Problem to solve
Reply with one number only: the count of lines below that contain the word "include".

Data supplied
# wyhuai/DDNM

Hardware: AMD Instinct MI355X
Metric: restored images/sec @256×256, 100 DDIM steps, 4×SR; 1/2/4/8 GPU (higher is better)
Workload: dtype f32 (3x3 convolutions: fp32 operands carried as hi + lo fp16 halves, three fp16 MFMA products per product, fp32 accumulate -- operand error 2^-22, measured closer to fp64 than the fp32 MFMA kernel; everything else fp32); 1 GPU; celeba_hq.yml SVD sr_bicubic 4x, sigma_y=0, eta=0.85, T_sampling=100, batch_size=8 per GPU (BASELINE configs[1]); global_batch=8, image=3x256x256, parallelism=dp1 (image sharding)

## Files before the change

ddnm_amd/csrc/conv_s16_persist.hip:

```cpp
#include <type_traits>

#include "s16_tile.h"

namespace {
enum { K_MID = 0, K_LAST = 1, K_FIRST = 2 };

constexpr int p_spread(int tap) { return tap == 0 ? 10 : (tap <= 6 ? 9 : 0); }
constexpr int p_first_of(int tap) { return tap == 0 ? 0 : (tap <= 7 ? 10 + 9 * (tap - 1) : S16_NOUT); }
static_assert(p_first_of(7) == S16_NOUT, "64 values over taps 0..6");
constexpr int p_extra(int kind, int tap, bool has_res, bool ascale) {
    return kind == K_FIRST ? p_spread(tap) + (tap == 0 ? 1 : 0)
                           : (kind == K_LAST ? (tap == 0 ? 4 + (ascale ? 1 : 0) : 0) + (has_res ? p_spread(tap) : 0) : 0);
}
constexpr int p_base(int tap) {
    return (tap == 1 || tap == 2) ? S16_BR + S16_HSPLIT + 2 : ((tap == 4 || tap == 5) ? S16_BR + S16_HR - S16_HSPLIT : S16_BR);
}
constexpr int p_wait(int kind, int tap, bool has_res, bool ascale) {
    return p_base(tap) + (tap >= 1 ? p_extra(kind, tap - 1, has_res, ascale) : 0) + (tap >= 2 ? p_extra(kind, tap - 2, has_res, ascale) : 0);
}
static_assert(p_wait(K_FIRST, 2, true, true) < 64 && p_wait(K_LAST, 2, true, true) < 64, "vmcnt is a 6-bit field");

template <int V>
using ic = std::integral_constant<int, V>;

}

template <bool ASCALE, bool HAS_RES, bool HAS_SKIP = false>
__global__ __launch_bounds__(S16_NTHREADS, 1) void conv3x3_s16_persist_kernel(const ConvArgs p, const int total) {
    static_assert(!HAS_SKIP || (ASCALE && !HAS_RES), "a fused shortcut reads a raw operand (bound required) and replaces the residual");
    constexpr int WM = S16_WM, WN = S16_WN, MT = S16_MT, NT = S16_NT, BN = S16_BN, HR = S16_HR, HSPLIT = S16_HSPLIT, LDH = S16_LDH, KCH = S16_KCH;
    constexpr int MAXH = S16_MAXH, HWd = S16_HWD, NWB = S16_NWB, WTILE = S16_WTILE, BR = S16_BR, NTHREADS = S16_NTHREADS;
    __shared__ __attribute__((aligned(1024))) char lds_all[NWB * WTILE + S16_HBYTES + WM * BN * 2 * 4];
    char* const Bs = lds_all;
    _Float16* const Hs = reinterpret_cast<_Float16*>(lds_all + NWB * WTILE);
    float* const stat_lds = reinterpret_cast<float*>(lds_all + NWB * WTILE + S16_HBYTES);

    const ddnm_conv_desc& d = p.d;
    const int tid = threadIdx.x, lane = tid & 63;
    const int wave = __builtin_amdgcn_readfirstlane(tid >> 6);
    const int wm = wave / WN, wn = wave % WN;
    const int G = gridDim.x;
    const int per_img = (d.Ho * d.Wo) >> 8;
    const int Cout = d.Cout, Wo = d.Wo;

    int t_img, t_ty0, t_tx0, t_ntile, t_mtile;
    auto tile_of = [&](int v) {
        const int tile_id = xcd_swizzle(v, total);
        t_ntile = tile_id % p.n_tiles;
        t_mtile = tile_id / p.n_tiles;
        t_img = t_mtile / per_img;
        const int t = t_mtile - t_img * per_img;
        const int ty = t / p.tiles_x;
        t_ty0 = ty * 8;
        t_tx0 = (t - ty * p.tiles_x) * 32;
    };

    const int hc = tid % S16_HCOLS, prow = tid / S16_HCOLS;
    int hoff[HR];
    auto set_hoff = [&]() {
#pragma unroll
        for (int i = 0; i < HR; ++i) {
            const int row = prow + S16_HRPP * i;
            const int hy = row / HWd, hx = row - hy * HWd;
            const int iy = t_ty0 - 1 + hy, ix = t_tx0 - 1 + hx;
            const bool ok = row < MAXH && (unsigned)iy < (unsigned)d.Hin && (unsigned)ix < (unsigned)d.Win;
            const int sy = d.ups ? (iy >> 1) : iy, sx = d.ups ? (ix >> 1) : ix;
            hoff[i] = ok ? (t_img * p.Hs + sy) * p.Ws + sx : -1;
        }
    };

    const int lrow = lane >> 3, lpiece = lane & 7;
    const int wswz = S16_W_SWZ(wave, lrow);
    const unsigned w_rowlen = 9u * (unsigned)p.Cin * 4u;
    const __amdgpu_buffer_rsrc_t r_w = __builtin_amdgcn_make_buffer_rsrc(
        const_cast<void*>(reinterpret_cast<const void*>(d.weight)), 0, (unsigned)p.n_tiles * BN * w_rowlen, 0x00020000);
    const unsigned w_lane = S16_W_LANE(wave * 8 + lrow, w_rowlen, lpiece, wswz);
    unsigned w_soff = 0;
    auto issue_w = [&](int chunk, int tap, int buf) {
        s16_w_request<BR, NTHREADS / 64>(r_w, Bs + buf * WTILE + wave * 1024, w_lane, w_soff + ((unsigned)tap * p.Cin + (unsigned)chunk * KCH) * 4u, w_rowlen);
    };

    const int nchunks = p.Cin / KCH;
    uint4 h_st[HR];
    f32x4 gsc = {1.f, 1.f, 1.f, 1.f}, gsh = {0.f, 0.f, 0.f, 0.f};
    const bool has_gn = d.gn_scale != nullptr;
    constexpr unsigned HOOB = 0x80000000u;
    const __amdgpu_buffer_rsrc_t r_s0 = __builtin_amdgcn_make_buffer_rsrc(
        const_cast<void*>(reinterpret_cast<const void*>(d.src0)), 0, (unsigned)d.B * p.Hs * p.Ws * d.C0 * 4, 0x00020000);
    const __amdgpu_buffer_rsrc_t r_s1 = __builtin_amdgcn_make_buffer_rsrc(
        const_cast<void*>(reinterpret_cast<const void*>(d.C1 > 0 ? d.src1 : d.src0)), 0,
        (unsigned)d.B * p.Hs * p.Ws * (d.C1 > 0 ? d.C1 : d.C0) * 4, 0x00020000);
    const __amdgpu_buffer_rsrc_t r_amax = __builtin_amdgcn_make_buffer_rsrc(
        const_cast<void*>(reinterpret_cast<const void*>(d.amax_in)), 0, d.amax_in ? (unsigned)d.B * DDNM_AMAX_N * 4u : 0u, 0x00020000);
    unsigned amax_bits = 0;
    int gn_img = 0;
    float ascale_stage = 1.f;
    auto prefetch_halo_part = [&](int chunk, int i0, int i1, bool live = true) {
        const int cb = chunk * KCH;
        const bool first = cb < d.C0;
        const unsigned cs = first ? d.C0 : d.C1, coff = first ? cb : cb - d.C0;
        const __amdgpu_buffer_rsrc_t r_s = first ? r_s0 : r_s1;
#pragma unroll
        for (int i = 0; i < HR; ++i) {
            if (i < i0 || i >= i1) continue;
            const unsigned vo = (hoff[i] >= 0 && live) ? ((unsigned)hoff[i] * cs + hc * 4) * 4 : HOOB;
            const u32x4 v = __builtin_amdgcn_raw_buffer_load_b128(r_s, vo, coff * 4, 0);
            h_st[i] = uint4{v.x, v.y, v.z, v.w};
        }
        if (i0 == 0) {
            const float* gb = has_gn ? d.gn_scale + (size_t)gn_img * p.Cin + hc * 4 + cb : reinterpret_cast<const float*>(d.weight);
            const float* hb2 = has_gn ? d.gn_shift + (size_t)gn_img * p.Cin + hc * 4 + cb : reinterpret_cast<const float*>(d.weight);
            gsc = *reinterpret_cast<const f32x4*>(gb);
            gsh = *reinterpret_cast<const f32x4*>(hb2);
        }
    };
    auto stage_halo_part = [&](int hbuf, int i0, int i1) {
#pragma unroll
        for (int i = 0; i < HR; ++i) {
            if (i < i0 || i >= i1) continue;
            const int row = prow + S16_HRPP * i;
            if (row < MAXH) {
                _Float16* dst = &Hs[hbuf * MAXH * LDH + row * LDH + hc * 4];
                f32x4 v = __builtin_bit_cast(f32x4, h_st[i]);
                if (has_gn && hoff[i] >= 0) v = gn_act(v, gsc, gsh, d.gn_silu);
                if constexpr (ASCALE) split_store(dst, v, ascale_stage);
                else split_store(dst, v);
            }
        }
    };

    f32x16 acc[MT][NT];
#pragma unroll
    for (int i = 0; i < MT; ++i)
#pragma unroll
        for (int j = 0; j < NT; ++j)
#pragma unroll
            for (int r = 0; r < 16; ++r) acc[i][j][r] = 0.f;
    int a_off[MT];
#pragma unroll
    for (int i = 0; i < MT; ++i) {
        const int m = (wm * MT + i) * 32 + (lane & 31);
        a_off[i] = ((m >> 5) * HWd + (m & 31)) * LDH + (lane >> 5) * 8;
    }
    const int b_frag = S16_B_FRAG(wn * NT * 32, lane);
    auto mfma_tap = [&](int tap, int buf, int hbuf) {
        const int ky = tap / 3, kx = tap - 3 * ky;
        const int tap_off = (ky * HWd + kx) * LDH + hbuf * MAXH * LDH;
        s16_mfma_tile<MT, NT>(acc, Hs, a_off, tap_off, Bs + buf * WTILE, b_frag);
    };

    const int ncol = lane & 31, rsel = 4 * (lane >> 5);
    const unsigned out_bytes = (unsigned)d.B * d.Ho * Wo * Cout * 4u;
    const __amdgpu_buffer_rsrc_t r_out = __builtin_amdgcn_make_buffer_rsrc(reinterpret_cast<void*>(d.out), 0, out_bytes, 0x00020000);
    const __amdgpu_buffer_rsrc_t r_res = __builtin_amdgcn_make_buffer_rsrc(
        const_cast<void*>(reinterpret_cast<const void*>(d.res)), 0, d.res ? out_bytes : 0u, 0x00020000);
    const __amdgpu_buffer_rsrc_t r_bias = __builtin_amdgcn_make_buffer_rsrc(
        const_cast<void*>(reinterpret_cast<const void*>(d.bias)), 0, d.bias ? (unsigned)Cout * 4u : 0u, 0x00020000);
    const __amdgpu_buffer_rsrc_t r_badd = __builtin_amdgcn_make_buffer_rsrc(
        const_cast<void*>(reinterpret_cast<const void*>(d.badd)), 0,
        d.badd ? (unsigned)((d.B - 1) * d.badd_stride + Cout) * 4u : 0u, 0x00020000);
    const __amdgpu_buffer_rsrc_t r_stats = __builtin_amdgcn_make_buffer_rsrc(
        reinterpret_cast<void*>(d.stats_out), 0, d.stats_out ? (unsigned)p.m_tiles * Cout * 8u : 0u, 0x00020000);
    const unsigned o_lane = (unsigned)(((wm * MT * Wo + rsel) * Cout + wn * NT * 32 + ncol) * 4);
    auto o_soff = [&](unsigned base, int k) {
        const int i = k >> 5, j = (k >> 4) & 1, r = k & 15;
        return base + (unsigned)(((i * Wo + (r & 3) + 8 * (r >> 2)) * Cout + j * 32) * 4);
    };
    auto tile_base = [&]() { return (unsigned)((((t_img * d.Ho + t_ty0) * Wo + t_tx0) * Cout + t_ntile * BN) * 4); };
    const unsigned c_lane = (unsigned)((wn * NT * 32 + ncol) * 4);
    const unsigned st_lane = tid < 2 * BN ? (unsigned)(tid * 4) : HOOB;

    float outv[S16_NOUT];
    float addv[NT][2];
#pragma unroll
    for (int k = 0; k < S16_NOUT; ++k) outv[k] = 0.f;
#pragma unroll
    for (int j = 0; j < NT; ++j) addv[j][0] = addv[j][1] = 0.f;
    unsigned pend_base = 0, pend_stats = 0;
    unsigned cur_base = 0, cur_stats = 0;
    float epi_cur = d.acc_scale;

    auto finalize = [&]() {
        const float add[NT] = {addv[0][0], addv[1][0]};
        s16_tile_finalize<HAS_RES ? S16_RES_TILE : S16_RES_ZERO>(acc, outv, add, epi_cur, stat_lds, wm, wn, lane);
        pend_base = cur_base;
        pend_stats = cur_stats;
    };
    auto store_stats = [&]() {
        s16_store_stats(stat_lds, tid, r_stats, st_lane, pend_stats);
    };

    int v = blockIdx.x;
    tile_of(v);
    set_hoff();
    gn_img = t_img;
    w_soff = (unsigned)t_ntile * BN * w_rowlen;
    cur_base = tile_base();
    cur_stats = (unsigned)((t_mtile * Cout + t_ntile * BN) * 8);
    if constexpr (ASCALE) {
        float inv;
        s16_amax_scales(s16_amax_request(r_amax, lane, t_img, true), has_gn, ascale_stage, inv);
        epi_cur = d.acc_scale * inv;
    }
    prefetch_halo_part(0, 0, HR);
    issue_w(0, 0, 0);
    issue_w(0, 1, 1);
    stage_halo_part(0, 0, HR);
    if (wave >= WM * WN / 2) __builtin_amdgcn_s_setprio(1);

    int hb = 0, n_img_next = 0;
    bool have_next = false;
    float epi_next = epi_cur;
    unsigned next_base = 0, next_stats = 0, next_wsoff = 0;

    auto tap_body = [&](auto KIND, auto TAP, int chunk) {
        constexpr int kind = decltype(KIND)::value, tap = decltype(TAP)::value;
        constexpr int cur = tap % NWB;
        asm volatile("s_waitcnt vmcnt(%0) lgkmcnt(0)" ::"n"(p_wait(kind, tap, HAS_RES, ASCALE)) : "memory");
        __builtin_amdgcn_s_barrier();
        asm volatile("" ::: "memory");
        if constexpr (kind == K_LAST && tap >= 7) {
            if (tap == 7 && have_next) w_soff = next_wsoff;
            issue_w(0, tap - 7, cur >= 1 ? cur - 1 : NWB - 1);
        } else {
            issue_w(tap + 2 < 9 ? chunk : chunk + 1, (tap + 2) % 9, cur >= 1 ? cur - 1 : NWB - 1);
        }
        asm volatile("" ::: "memory");
        __builtin_amdgcn_sched_barrier(0);
        const int nchunk = kind == K_LAST ? 0 : chunk + 1;
        const bool live = kind == K_LAST ? have_next : true;
        if constexpr (tap == 0) prefetch_halo_part(nchunk, 0, HSPLIT, live);
        if constexpr (tap == 3) {
            if constexpr (kind == K_LAST && ASCALE) {
                if (have_next) {
                    float inv;
                    s16_amax_scales(amax_bits, has_gn, ascale_stage, inv);
                    epi_next = d.acc_scale * inv;
                }
            }
            if (live) stage_halo_part(hb ^ 1, 0, HSPLIT);
            prefetch_halo_part(nchunk, HSPLIT, HR, live);
        }
        if constexpr (tap == 6) {
            if (live) stage_halo_part(hb ^ 1, HSPLIT, HR);
        }
        asm volatile("" ::: "memory");
        __builtin_amdgcn_sched_barrier(0);
        if constexpr (kind == K_FIRST) {
            if constexpr (tap == 0) store_stats();
#pragma unroll
            for (int k = p_first_of(tap); k < p_first_of(tap + 1); ++k)
                __builtin_amdgcn_raw_buffer_store_b32(__float_as_uint(outv[k]), r_out, o_lane, o_soff(pend_base, k), 0);
        }
        if constexpr (kind == K_LAST) {
            if constexpr (tap == 0) {
                if constexpr (ASCALE) amax_bits = s16_amax_request(r_amax, lane, n_img_next, have_next);
#pragma unroll
                for (int j = 0; j < NT; ++j) {
                    addv[j][0] = __uint_as_float(__builtin_amdgcn_raw_buffer_load_b32(r_bias, c_lane + j * 128, (unsigned)(t_ntile * BN * 4), 0));
                    addv[j][1] = __uint_as_float(__builtin_amdgcn_raw_buffer_load_b32(r_badd, c_lane + j * 128, (unsigned)((t_img * d.badd_stride + t_ntile * BN) * 4), 0));
                }
            }
            if constexpr (tap == 4) {
#pragma unroll
                for (int j = 0; j < NT; ++j) addv[j][0] = addv[j][0] + addv[j][1];
            }
            if constexpr (HAS_RES) {
#pragma unroll
                for (int k = p_first_of(tap); k < p_first_of(tap + 1); ++k)
                    outv[k] = __uint_as_float(__builtin_amdgcn_raw_buffer_load_b32(r_res, o_lane, o_soff(cur_base, k), 0));
            }
        }
        asm volatile("" ::: "memory");
        __builtin_amdgcn_sched_barrier(0);
        mfma_tap(tap, cur, hb);
    };
    auto run_chunk = [&](auto KIND, int chunk) {
        tap_body(KIND, ic<0>{}, chunk);
        tap_body(KIND, ic<1>{}, chunk);
        tap_body(KIND, ic<2>{}, chunk);
        tap_body(KIND, ic<3>{}, chunk);
        tap_body(KIND, ic<4>{}, chunk);
        tap_body(KIND, ic<5>{}, chunk);
        tap_body(KIND, ic<6>{}, chunk);
        tap_body(KIND, ic<7>{}, chunk);
        tap_body(KIND, ic<8>{}, chunk);
        hb ^= 1;
    };

    constexpr int SR = 4;
    const int sc8 = tid & 7, srow = tid >> 3;
    int s_img = 0, s_ty0 = 0, s_tx0 = 0;
    f32x4 s_st[SR];
    const int SCin = d.SC0 + d.SC1;
    const unsigned sw_rowlen = (unsigned)SCin * 4u;
    const __amdgpu_buffer_rsrc_t r_sw = __builtin_amdgcn_make_buffer_rsrc(
        const_cast<void*>(reinterpret_cast<const void*>(d.skip_weight)), 0, HAS_SKIP ? (unsigned)p.n_tiles * BN * sw_rowlen : 0u, 0x00020000);
    const unsigned sw_lane = S16_W_LANE(wave * 8 + lrow, sw_rowlen, lpiece, wswz);
    unsigned sw_soff = 0;
    auto skip_setup = [&](int img, int ty0, int tx0, int ntile) {
        s_img = img;
        s_ty0 = ty0;
        s_tx0 = tx0;
        sw_soff = (unsigned)ntile * BN * sw_rowlen;
    };
    auto skip_prefetch = [&](int ch) {
        const int cb = ch * KCH;
        const float* src;
        int cs, coff;
        if (cb < d.SC0) { src = d.skip0; cs = d.SC0; coff = cb; }
        else { src = d.skip1; cs = d.SC1; coff = cb - d.SC0; }
#pragma unroll
        for (int i = 0; i < SR; ++i) {
            const int m = srow + 64 * i;
            const int so = (s_img * p.Hs + s_ty0 + (m >> 5)) * p.Ws + s_tx0 + (m & 31);
            s_st[i] = *reinterpret_cast<const f32x4*>(src + (size_t)so * cs + coff + sc8 * 4);
        }
    };
    auto skip_issue_w = [&](int ch) {
        s16_w_request<BR, NTHREADS / 64>(r_sw, Bs + 2 * WTILE + wave * 1024, sw_lane, sw_soff + (unsigned)ch * KCH * 4u, sw_rowlen);
    };
    auto skip_phase = [&](int hbuf, float ascale_cur, int img, int ty0, int tx0, int ntile) {
        const int nsk = SCin / KCH;
        skip_setup(img, ty0, tx0, ntile);
        skip_prefetch(0);
        for (int ch = 0; ch < nsk; ++ch) {
            __syncthreads();
            skip_issue_w(ch);
#pragma unroll
            for (int i = 0; i < SR; ++i) {
                const int m = srow + 64 * i;
                split_store(&Hs[hbuf * MAXH * LDH + (((m >> 5) + 1) * HWd + (m & 31) + 1) * LDH + sc8 * 4], s_st[i], ascale_cur);
            }
            asm volatile("s_waitcnt vmcnt(0)" ::: "memory");
            __syncthreads();
            if (ch + 1 < nsk) skip_prefetch(ch + 1);
            mfma_tap(4, 2, hbuf);
        }
    };

    bool pending = false;
    for (;;) {
        int c0 = 0;
        if (pending) {
            run_chunk(ic<K_FIRST>{}, 0);
            c0 = 1;
        }
        for (int chunk = c0; chunk < nchunks - 1; ++chunk) run_chunk(ic<K_MID>{}, chunk);
        const int vn = v + G;
        have_next = vn < total;
        const int c_img = t_img, c_ntile = t_ntile;
        const float ascale_cur = ascale_stage;
        const int c_ty0 = t_ty0, c_tx0 = t_tx0;
        if (have_next) {
            tile_of(vn);
            set_hoff();
            gn_img = t_img;
            next_wsoff = (unsigned)t_ntile * BN * w_rowlen;
            next_base = tile_base();
            next_stats = (unsigned)((t_mtile * Cout + t_ntile * BN) * 8);
            n_img_next = t_img;
        }
        {
            const int n_img = t_img, n_ntile = t_ntile;
            t_img = c_img;
            t_ntile = c_ntile;
            run_chunk(ic<K_LAST>{}, nchunks - 1);
            t_img = n_img;
            t_ntile = n_ntile;
        }
        if constexpr (HAS_SKIP) skip_phase(hb ^ 1, ascale_cur, c_img, c_ty0, c_tx0, c_ntile);
        finalize();
        if (!have_next) break;
        v = vn;
        cur_base = next_base;
        cur_stats = next_stats;
        epi_cur = epi_next;
        pending = true;
    }
    __syncthreads();
    store_stats();
#pragma unroll
    for (int k = 0; k < S16_NOUT; ++k) __builtin_amdgcn_raw_buffer_store_b32(__float_as_uint(outv[k]), r_out, o_lane, o_soff(pend_base, k), 0);
}
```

Your solution
2